Created attachment 284897 [details] thermal.txt I don't know, it also happened during the night when the laptop was not used and left unattended Temperatures looks OK: $ sensors iwlwifi-virtual-0 Adapter: Virtual device temp1: +49.0°C BAT0-acpi-0 Adapter: ACPI interface in0: +16.49 V pch_skylake-virtual-0 Adapter: Virtual device temp1: +43.0°C acpitz-acpi-0 Adapter: ACPI interface temp1: +45.0°C (crit = +98.0°C) BAT1-acpi-0 Adapter: ACPI interface in0: +12.68 V coretemp-isa-0000 Adapter: ISA adapter Package id 0: +45.0°C (high = +100.0°C, crit = +100.0°C) Core 0: +45.0°C (high = +100.0°C, crit = +100.0°C) Core 1: +44.0°C (high = +100.0°C, crit = +100.0°C) Core 2: +45.0°C (high = +100.0°C, crit = +100.0°C) Core 3: +44.0°C (high = +100.0°C, crit = +100.0°C) thinkpad-isa-0000 Adapter: ISA adapter fan1: 0 RPM temp1: +45.0°C temp2: N/A temp3: +0.0°C temp4: +0.0°C temp5: +0.0°C temp6: +0.0°C temp7: +0.0°C temp8: +0.0°C temp9: +0.0°C temp10: +0.0°C temp11: +66.0°C temp12: +0.0°C temp13: +0.0°C temp14: +0.0°C temp15: +0.0°C temp16: +0.0°C
But to answer your question, it's happening multiple times a day
please run a kernel later than 5.4-4c2, check the location of file tcc_offset_degree_celsius by "find /sys/ | grep tcc_offset_degree_celsius" and then get the content of this file.

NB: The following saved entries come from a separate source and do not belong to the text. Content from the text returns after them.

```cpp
template <int NZ, bool INJECT, int SIG, int BMB = 7, bool GUARD = true, class KA>
__device__ __forceinline__ bool sim_draw(const KA& k, int step, uint64_t path, int64_t i, double (&z)[NZ], double& u,
                                         const double* __restrict__ tab, uint64_t seed, const mcx_bm_coef& bc, const mcx_bm_vconst* vc = nullptr)
{
    u = 0.0;
    bool rare = false;
    if (INJECT) {
#pragma unroll
        for (int j = 0; j < NZ; ++j) z[j] = k.inject_z[((int64_t)step * NZ + j) * k.ld + i];
        if (k.n_uniform) u = k.inject_u[(int64_t)step * k.ld + i];
    } else {
        double ua;
#pragma unroll
        for (int q = 0; q < (NZ + 1) / 2; ++q) {
            double z0, z1;
            rare |= draw_pair<true, BMB, GUARD>(seed, path, (uint32_t)step, (uint32_t)q, ua, z0, z1, tab, bc, vc);
            z[2 * q] = z0;
            if (2 * q + 1 < NZ) z[2 * q + 1] = z1;
        }
        if (sig_scheme(SIG) == MCX_SCHEME_QE || (sig_scheme(SIG) < 0 && k.n_uniform)) {
            double z0, z1;
            draw_pair<false>(seed, path, (uint32_t)step, (uint32_t)((NZ + 1) / 2), u, z0, z1, nullptr, bc);
        }
    }
    return rare;
}

template <int PPL>
__device__ __forceinline__ void philox4x32_10_n(const uint64_t (&path)[PPL], const uint32_t (&step)[PPL], uint32_t draw, uint64_t seed,
                                                uint32_t (&o0)[PPL], uint32_t (&o1)[PPL], uint32_t (&o2)[PPL], uint32_t (&o3)[PPL])
{
    uint32_t c0[PPL], c1[PPL], c2[PPL], c3[PPL];
#pragma unroll
    for (int q = 0; q < PPL; ++q) { c0[q] = (uint32_t)path[q]; c1[q] = (uint32_t)(path[q] >> 32); c2[q] = step[q]; c3[q] = draw; }
    uint32_t k0 = (uint32_t)seed, k1 = (uint32_t)(seed >> 32);
#pragma unroll
    for (int r = 0; r < 10; ++r) {
#pragma unroll
        for (int q = 0; q < PPL; ++q) {
            const uint64_t p0 = (uint64_t)0xD2511F53u * c0[q];
            const uint64_t p1 = (uint64_t)0xCD9E8D57u * c2[q];
            const uint32_t n0 = __builtin_amdgcn_bitop3_b32((uint32_t)(p1 >> 32), c1[q], k0, 0x96);
            const uint32_t n2 = __builtin_amdgcn_bitop3_b32((uint32_t)(p0 >> 32), c3[q], k1, 0x96);
            c1[q] = (uint32_t)p1; c3[q] = (uint32_t)p0; c0[q] = n0; c2[q] = n2;
        }
        k0 += 0x9E3779B9u;
        k1 += 0xBB67AE85u;
    }
#pragma unroll
    for (int q = 0; q < PPL; ++q) { o0[q] = c0[q]; o1[q] = c1[q]; o2[q] = c2[q]; o3[q] = c3[q]; }
}

template <int PPL, int BMB>
__device__ __forceinline__ bool draw_pairs_staged(uint64_t seed, const uint64_t (&path)[PPL], const uint32_t (&step)[PPL], uint32_t draw,
                                                  double (&z0)[PPL], double (&z1)[PPL], const double* __restrict__ tab,
                                                  const mcx_bm_coef& C, const mcx_bm_vconst& vc)
{
    constexpr int N = 1 << BMB, LOG_TERMS = mcx_bm_shape<BMB>::LOG_TERMS;
    uint32_t w0[PPL], w1[PPL], w2[PPL], w3[PPL];
    philox4x32_10_n<PPL>(path, step, draw, seed, w0, w1, w2, w3);
    double m[PPL], ed[PPL], ps[PPL], pc[PPL];
    int e[PPL];
    mcx_d2 tc[PPL], sc[PPL];
#pragma unroll
    for (int q = 0; q < PPL; ++q) {
        const double ua = u53(w0[q], w1[q], &vc);
        m[q] = __builtin_amdgcn_frexp_mant(ua);
        e[q] = __builtin_amdgcn_frexp_exp(ua);
        const int jl = (__double2hiint(m[q]) >> (20 - BMB)) & (N - 1);
        tc[q] = ((const mcx_d2*)tab)[jl];
        sc[q] = ((const mcx_d2*)(tab + 2 * N))[(int)(w3[q] >> (32 - BMB))];
    }
    __builtin_amdgcn_sched_barrier(0);
#pragma unroll
    for (int q = 0; q < PPL; ++q) {
        const double ur = u53(w2[q], w3[q] & ((1u << (32 - BMB)) - 1u), &vc);
        const double d = fma(ur, 6.28318530717958647692, vc.trig_off);
        const double d2 = d * d;
        double qs, qc;
        if constexpr (mcx_bm_shape<BMB>::TRIG_TERMS == 3) {
            qs = fma(fma(vc.sin_head, d2, C.c[7]), d2, C.c[6]);
            qc = fma(fma(vc.cos_head, d2, C.c[10]), d2, C.c[9]);
        } else {
            qs = fma(vc.sin_head, d2, C.c[6]);
            qc = fma(vc.cos_head, d2, C.c[9]);
        }
        ps[q] = fma(d * d2, qs, d);
        pc[q] = fma(d2, qc, 1.0);
        ed[q] = (double)e[q];
    }
    __builtin_amdgcn_sched_barrier(0);
    bool rare = false;
#pragma unroll
    for (int q = 0; q < PPL; ++q) {
        const double s = fma(m[q], tc[q].x, 2.0);
        double p = vc.log_head;
#pragma unroll
        for (int k = LOG_TERMS - 2; k >= 0; --k) p = fma(p, s, C.c[k]);
        const double r2 = fma(ed[q], -2.0 * 6.93147180559945309417e-01, tc[q].y) + fma(s * s, p, s);
        const double r = mcx_sqrt_gp(r2);
        const double sn = fma(sc[q].x, pc[q], sc[q].y * ps[q]);
        const double cs = fma(-sc[q].x, ps[q], sc[q].y * pc[q]);
        z0[q] = r * cs;
        z1[q] = r * sn;
        rare |= w1[q] == 0xffffffffu;
    }
    return rare;
}

template <int PPL, int NZ, int SIG, int BMB, class KA>
__device__ __forceinline__ bool sim_draw_n(const KA& k, const uint32_t (&step)[PPL], const uint64_t (&path)[PPL], double (&z)[PPL][NZ], double (&u)[PPL],
                                           const double* __restrict__ tab, uint64_t seed, const mcx_bm_coef& bc, const mcx_bm_vconst& vc)
{
    bool rare = false;
#pragma unroll
    for (int dq = 0; dq < (NZ + 1) / 2; ++dq) {
        double a[PPL], b[PPL];
        rare |= draw_pairs_staged<PPL, BMB>(seed, path, step, (uint32_t)dq, a, b, tab, bc, vc);
#pragma unroll
        for (int q = 0; q < PPL; ++q) { z[q][2 * dq] = a[q]; if (2 * dq + 1 < NZ) z[q][2 * dq + 1] = b[q]; }
    }
#pragma unroll
    for (int q = 0; q < PPL; ++q) {
        u[q] = 0.0;
        if (sig_scheme(SIG) == MCX_SCHEME_QE || (sig_scheme(SIG) < 0 && k.n_uniform)) {
            double t0, t1;
            draw_pair<false>(seed, path[q], step[q], (uint32_t)((NZ + 1) / 2), u[q], t0, t1, nullptr, bc);
        }
    }
    return rare;
}

template <int NSLOT, int NZ, int SIG, bool POS = false, class KA>
__device__ __forceinline__ int sim_apply(const KA& k, int step, double (&reg)[2 * NSLOT], const double (&z)[NZ], double u)
{
    const mcx_step sp = ldk_struct(&k.steps[step]);
    double zc[NZ];
    constexpr bool UNIT_L00 = sig_scheme(SIG) == MCX_SCHEME_EULER || sig_scheme(SIG) == MCX_SCHEME_QE;
    const double* __restrict__ L = UNIT_L00 ? k.chol : k.chol + (int64_t)sp.chol_idx * NZ * NZ;
#pragma unroll
    for (int r = 0; r < NZ; ++r) {
        double acc = (UNIT_L00 && r == 0) ? z[0] : ldk(L + r * NZ) * z[0];
#pragma unroll
        for (int c = 1; c <= r; ++c) acc = fma(ldk(L + r * NZ + c), z[c], acc);
        zc[r] = acc;
    }
    const double* __restrict__ ax = k.aux + (int64_t)step * NSLOT * MCX_AUX;
    step_slots<NSLOT, NZ, SIG, 0, POS>(k, sp, ax, reg, zc, u);
    return sp.store_idx;
}

template <int NSLOT, int NZ>
struct StepData {
    mcx_step sp;
    double L[NZ * NZ];
    AuxRegs ax[NSLOT];
};
template <int NSLOT, int NZ, int SIG, class KA>
__device__ __forceinline__ StepData<NSLOT, NZ> sim_step_load(const KA& k, int step)
{
    StepData<NSLOT, NZ> d;
    d.sp = ldk_struct(&k.steps[step]);
    constexpr bool UNIT_L00 = sig_scheme(SIG) == MCX_SCHEME_EULER || sig_scheme(SIG) == MCX_SCHEME_QE;
    const double* __restrict__ L = UNIT_L00 ? k.chol : k.chol + (int64_t)d.sp.chol_idx * NZ * NZ;
#pragma unroll
    for (int q = 0; q < NZ * NZ; ++q) d.L[q] = ldk(L + q);
    struct P2 { double v[2]; };
    struct P4 { double v[4]; };
    static_assert(MCX_AUX == 8, "aux row layout");
    const double* __restrict__ ax = k.aux + (int64_t)step * NSLOT * MCX_AUX;
#pragma unroll
    for (int s = 0; s < NSLOT; ++s) {
        const P2 a = ldk_struct((const P2*)(ax + s * MCX_AUX)), b = ldk_struct((const P2*)(ax + s * MCX_AUX + 2));
        const P4 c = ldk_struct((const P4*)(ax + s * MCX_AUX + 4));
        d.ax[s].v[0] = a.v[0]; d.ax[s].v[1] = a.v[1]; d.ax[s].v[2] = b.v[0]; d.ax[s].v[3] = b.v[1];
#pragma unroll
        for (int q = 0; q < 4; ++q) d.ax[s].v[4 + q] = c.v[q];
    }
    return d;
}
template <int NSLOT, int NZ, int SIG, bool POS = false, class KA>
__device__ __forceinline__ int sim_apply_loaded(const KA& k, const StepData<NSLOT, NZ>& d, double (&reg)[2 * NSLOT], const double (&z)[NZ], double u)
{
    double zc[NZ];
    constexpr bool UNIT_L00 = sig_scheme(SIG) == MCX_SCHEME_EULER || sig_scheme(SIG) == MCX_SCHEME_QE;
#pragma unroll
    for (int r = 0; r < NZ; ++r) {
        double acc = (UNIT_L00 && r == 0) ? z[0] : d.L[r * NZ] * z[0];
#pragma unroll
        for (int c = 1; c <= r; ++c) acc = fma(d.L[r * NZ + c], z[c], acc);
        zc[r] = acc;
    }
    step_slots<NSLOT, NZ, SIG, 0, POS>(k, d.sp, d.ax, reg, zc, u);
    return d.sp.store_idx;
}

template <int NSLOT, int NZ, bool INJECT, int SIG, int BMB = 7, bool POS = false, class KA>
__device__ __forceinline__ void sim_substep(const KA& k, int step, uint64_t path, int64_t i, double (&reg)[2 * NSLOT],
                                            const double* __restrict__ tab, uint64_t seed, const mcx_bm_coef& bc, const mcx_bm_vconst* vc = nullptr)
{
    double z[NZ], u;
    sim_draw<NZ, INJECT, SIG, BMB>(k, step, path, i, z, u, tab, seed, bc, vc);
    sim_apply<NSLOT, NZ, SIG, POS>(k, step, reg, z, u);
}

__host__ __device__ constexpr int mcx_kind_state_dim(int kind) { return kind == MCX_MODEL_BS ? 1 : kind == MCX_MODEL_S2F ? 3 : 2; }

template <int NSLOT, int SIG, class KA>
__device__ __forceinline__ void sim_init_state(const KA& k, double (&reg)[2 * NSLOT], int64_t i = 0)
{
    const double* __restrict__ ip = k.init_paths;
#pragma unroll
    for (int s = 0; s < NSLOT; ++s) {
        const int kind = sig_kind(SIG, s) >= 0 ? sig_kind(SIG, s) : k.slots[s].kind;
        const int c = k.slots[s].state_off + (kind == MCX_MODEL_S2F ? 1 : 0);
        if (ip) {
            reg[2 * s] = ip[(int64_t)c * k.ld + i];
            reg[2 * s + 1] = kind == MCX_MODEL_BS ? 0.0 : ip[(int64_t)(c + 1) * k.ld + i];
        } else {
            reg[2 * s] = k.init_state[c];
            reg[2 * s + 1] = kind == MCX_MODEL_BS ? 0.0 : k.init_state[c + 1];
        }
    }
}

template <int NSLOT, int SIG, class KA>
__device__ __forceinline__ void sim_store_state(const KA& k, int t, int64_t i, const double (&reg)[2 * NSLOT],
                                                const double* __restrict__ ax = nullptr)
{
    const int D = k.n_state;
#pragma unroll
    for (int s = 0; s < NSLOT; ++s) {
        const int kind = sig_kind(SIG, s) >= 0 ? sig_kind(SIG, s) : k.slots[s].kind;
        const int c = k.slots[s].state_off;
        if (kind == MCX_MODEL_S2F) {
            const double logF = ax ? ldk(ax + s * MCX_AUX + 1) : k.slots[s].p[6];
            double logS = (logF + reg[2 * s]) + reg[2 * s + 1];
            if (!ax && k.init_paths) logS = k.init_paths[(int64_t)c * k.ld + i];
            k.paths[((int64_t)t * D + c) * k.ld + i] = logS;
            k.paths[((int64_t)t * D + c + 1) * k.ld + i] = reg[2 * s];
            k.paths[((int64_t)t * D + c + 2) * k.ld + i] = reg[2 * s + 1];
            continue;
        }
        k.paths[((int64_t)t * D + c) * k.ld + i] = reg[2 * s];
        if (kind != MCX_MODEL_BS) k.paths[((int64_t)t * D + c + 1) * k.ld + i] = reg[2 * s + 1];
    }
}
```

Baseline: 291.8 billion.

## Specialise Philox first rounds for uniform path high word and stop after last live CVA date

When every path in the launch shares the same upper 32 bits of the path index, a UHI kernel variant is selected. It partly evaluates the first three Philox rounds, using the known zero high counter word and the wave-uniform high bits, which removes a few multiplies and xors per draw. Separately, the CVA-date kernel scans the date table for the last date with nonzero regression coefficients and ends simulation once that date is processed, skipping the remaining steps. This adds template instantiations and host-side selection logic. The early exit assumes dates whose coefficients are all zero contribute nothing to CVA.

```diff
diff --git a/montecarlo-risk-engine_amd/csrc/kf_lean.hip b/montecarlo-risk-engine_amd/csrc/kf_lean.hip
--- a/montecarlo-risk-engine_amd/csrc/kf_lean.hip
+++ b/montecarlo-risk-engine_amd/csrc/kf_lean.hip
@@ -32,10 +32,11 @@
 }
 
 #define MCX_LEAN_WAVES 4
-template <int NSLOT, int NZ, bool INJECT, int SIG, int PPL, bool SIMULATE, int DK = 0>
+template <int NSLOT, int NZ, bool INJECT, int SIG, int PPL, bool SIMULATE, int DK = 0, bool UHI = false>
 __global__ __launch_bounds__(MCX_BLOCK, MCX_LEAN_WAVES) void kf_lean(const FusedArgs)
 {
     static_assert(DK == 0 || (SIG == SIG_VAS_CIR_E && SIMULATE && !INJECT), "the cva-date kernel simulates the Vasicek + CIR++ signature");
+    static_assert(!UHI || (SIG != SIG_GENERIC && SIMULATE && !INJECT), "the uniform high word is for the kernels that draw through sim_draw_n");
     constexpr int NREG = 2 * NSLOT;
     constexpr int TILE = MCX_BLOCK * PPL;
     extern __shared__ double lds[];
@@ -68,6 +69,17 @@
     mcx_exp_tab_load(tab_lds + BM);
     if (BM) { mcx_bm_load<BMB>(tab_lds); tab = tab_lds; }
     __syncthreads();
+    int t_last = -1;
+    if constexpr (DK == 1) {
+        for (int t = a0.n_dates - 1; t >= 0 && t_last < 0; --t) {
+            const FastDateCvaLds* r = dlds + t;
+            bool nz = false;
+#pragma unroll
+            for (int e = 0; e < 3; ++e) nz |= (r->row0[e] != 0.0) | (r->row1[e] != 0.0);
+            if (nz) t_last = t;
+        }
+        t_last = __builtin_amdgcn_readfirstlane(t_last);
+    }
     const int64_t tiles = (n + TILE - 1) / TILE;
     double n_block = 0.0;
 
@@ -99,8 +111,12 @@
         }
         if (SIMULATE) {
         int step = 0, t_init = 0;
+        int t_done = -1;
 #pragma unroll 1
         while (true) {
+#ifndef MCX_LEAN_NO_LIVE_DATE
+            if (DK == 1 && t_done >= t_last) break;
+#endif
             const bool init = t_init < n_init;
             if (!init && step >= n_steps) break;
             int st = init ? t_init : -1;
@@ -109,6 +125,7 @@
                 const int zr0 = mcx_region_zero();
                 const auto& k = kargs_region(zr0).k1;
                 const uint64_t seed = k.seed;
+                const uint32_t path_hi = UHI ? (uint32_t)(k.path_offset >> 32) : 0u;
                 const mcx_bm_coef bc = mcx_bm_coef_load(zr0);
                 const mcx_bm_vconst vc = mcx_bm_vconst_make<BMB>(bc);
 #pragma unroll 1
@@ -129,7 +146,7 @@
                             uint32_t st_q[PPL];
 #pragma unroll
                             for (int q = 0; q < PPL; ++q) st_q[q] = (uint32_t)step;
-                            rare = sim_draw_n<PPL, NZ, SIG, BMB>(k, st_q, path, zz, uu, tab, seed, bc, vc);
+                            rare = sim_draw_n<PPL, NZ, SIG, BMB, UHI>(k, st_q, path, zz, uu, tab, seed, bc, vc, path_hi);
                         }
                         if (!INJECT && __builtin_expect(__any(rare), 0)) {
 #pragma unroll
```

bigon@edoras:~$ sudo find /sys/ | grep tcc_offset_degree_celsius /sys/devices/pci0000:00/0000:00:04.0/tcc_offset_degree_celsius bigon@edoras:~$ cat '/sys/devices/pci0000:00/0000:00:04.0/tcc_offset_degree_celsius' 24 bigon@edoras:~$ uname -a Linux edoras 5.4.0-1-amd64 #1 SMP Debian 5.4.6-1 (2019-12-27) x86_64 GNU/Linux
I think you can set it to a smaller value to get rid of the overheating messages. say, run "echo 14 > /sys/devices/pci0000:00/0000:00:04.0/tcc_offset_degree_celsius"
FTR, I found a long thread on lenovo forums that looks related: https://forums.lenovo.com/t5/Other-Linux-Discussions/X1C6-T480s-low-cTDP-and-trip-temperature-in-Linux/td-p/4028489
that is really a long thread. I think that can be fixed with thermald running, right? We have made kernel changes for thermald to improve this. Bug closed. Please feel free to reopen it if you still have any questions.